Miss Mabrouk of Egypt

Check the archives too - a lot of good stuff to enjoy. Me myself? Off to new adventures in the blogosphere, if time permits.

Saturday, October 08, 2005

Abused Popular TV-Host Escapes the KSA


It is now official: the popular Saudi TV talk show hostess Rania Al-Baz has escaped and is not going back to the KSA where she is not feeling safe any more.

Rania, who fled the KSA after a near-death assault by her husband (see her face photographed by her father) has described how she left the country hiding in a truck going to Bahrain, from where she continued her journey to Europe.

Earlier last week, she was prevented from flying out from the airport in Jeddah. She was going to Paris for a follow-up plastic surgery.

Rania was giving interviews from Paris last week but the issue has not been mentioned by Saudi media until now, which according to blogger The Religious Policeman means the government has approved the story.

Says the Guardian:
By the time she was in her early 20s, Rania al-Baz had become one of the best known and best loved faces in her home country of Saudi Arabia. As presenter of a programme called The Kingdom this Morning on state-owned television, her hair was always covered by a hijab, as is required, but her face remained uncovered, and she would choose headscarves of defiantly flamboyant colours to cover her immaculately styled hair.

...suddenly, on April 13 2004, Baz disappeared from the airwaves. When she emerged two weeks later, her face was all over the newspapers, but it was barely recognisable. Her husband had savagely assaulted her, slamming her face against the marble-tiled floor of their home until it suffered 13 fractures. He was disposing what he assumed to be her dead body when she showed signs of life and, panicking, took her to hospital, where doctors gave her only a 70% chance of survival.

...after she recovered, she decided to permit the photographs to be published, thus doing what no woman in the Kingdom had ever done. Of course, there was nothing particularly unusual about her bruises: Baz was a victim of one of the world's most common, and least punished crimes. But in Saudi Arabia especially, Baz had shattered a wall of silence about domestic violence.

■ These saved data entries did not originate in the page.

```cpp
void ccsd_tail_launch(Context& cx, CCState& s)
{
    auto launch = [](Context& c, CCState* st) {
        CCTail a;
        a.t2 = st->t2.d; a.t1 = st->t1.d; a.r2 = st->r2.d; a.r1 = st->r1.d; a.voovv = st->v_oovv.d; a.D2 = st->D2.d; a.D1 = st->D1.d;
        a.pp = st->pp; a.t2_old = st->t2_old.d; a.o = st->o; a.v = st->v;
        a.r2y = ring_res_live(*st) ? ring_Y(*st) : nullptr;
        a.half_hist = st->hist_plain == 0;
        if (st->hist_plain > 0) --st->hist_plain;
        a.nerr = st->nerr;
        a.ny = 0; a.slot = 0;
        a.ht = a.he = nullptr; a.amp_s = a.hist_e = nullptr; a.stride = st->nvec;
        a.coef = st->coef; a.bmat = st->bmat;
        if (st->nerr >= 2) {
            int it = st->it + 1;
            if (it > st->nerr) it -= st->nerr;
            a.slot = it - 1;
            a.ny = std::min(st->nact + 1, st->nerr);
            a.ht = st->hist_t + (int64_t)a.slot * st->nvec;
// ... 180 lines not shown
```

### a-fortran-electronic-structure-program_amd/csrc/kernels.hip

```cpp
#include "device_util.h"
#include "fused.h"

namespace afesp {

namespace {
__global__ void fill_kernel(double* x, int64_t n, double val) { GRID_STRIDE(i, n) x[i] = val; }
__global__ void axpby_kernel(double* y, double a, const double* x, double b, int64_t n)
{
    GRID_STRIDE(i, n) y[i] = a * x[i] + (b != 0.0 ? b * y[i] : 0.0);
}
__global__ void div_kernel(double* out, const double* num, const double* den, int64_t n) { GRID_STRIDE(i, n) out[i] = num[i] / den[i]; }

__global__ void antisym_pair_kernel(double* out, const double* in, int64_t d0, int64_t d1, int64_t d2, int64_t d3, int which)
{
    const int64_t n = d0 * d1 * d2 * d3;
    GRID_STRIDE(x, n)
    {
        int64_t i0 = x % d0, r = x / d0, i1 = r % d1;
        r /= d1;
        int64_t i2 = r % d2, i3 = r / d2;
        int64_t y = which == 0 ? i1 + d0 * (i0 + d1 * (i2 + d2 * i3)) : i0 + d0 * (i1 + d1 * (i3 + d2 * i2));
        out[x] = 2.0 * in[x] - in[y];
    }
}

__global__ void asym_c_kernel(double* asym, double* c, const double* t1, const double* t2, int o, int v)
{
    const int64_t n = (int64_t)o * o * v * v;
    GRID_STRIDE(x, n)
    {
        int i = (int)(x % o);
        int64_t r = x / o;
        int j = (int)(r % o);
        r /= o;
        int a = (int)(r % v), b = (int)(r / v);
        double t = t2[x];
        asym[x] = 2.0 * t - t2[j + (int64_t)o * (i + (int64_t)o * (a + (int64_t)v * b))];
        c[x] = t + t1[i + o * a] * t1[j + o * b];
    }
}
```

Baz would also go on to divorce her husband - almost unheard of in Saudi Arabia, where divorce is invariably the other way round - and win custody of her children, again in defiance of precedent.

[Rania] adds, "none of this is about a religion, it is about society. What happened to me happens to women all over the world. But you can take what happens to women all over the world, and in Saudi Arabia, multiply it by ten.

"It is a society in which we have the worst of all worlds. We have a private, closed society according to the Bedouin tribal system, mixed with Givenchy and the invasion of technology from the west.”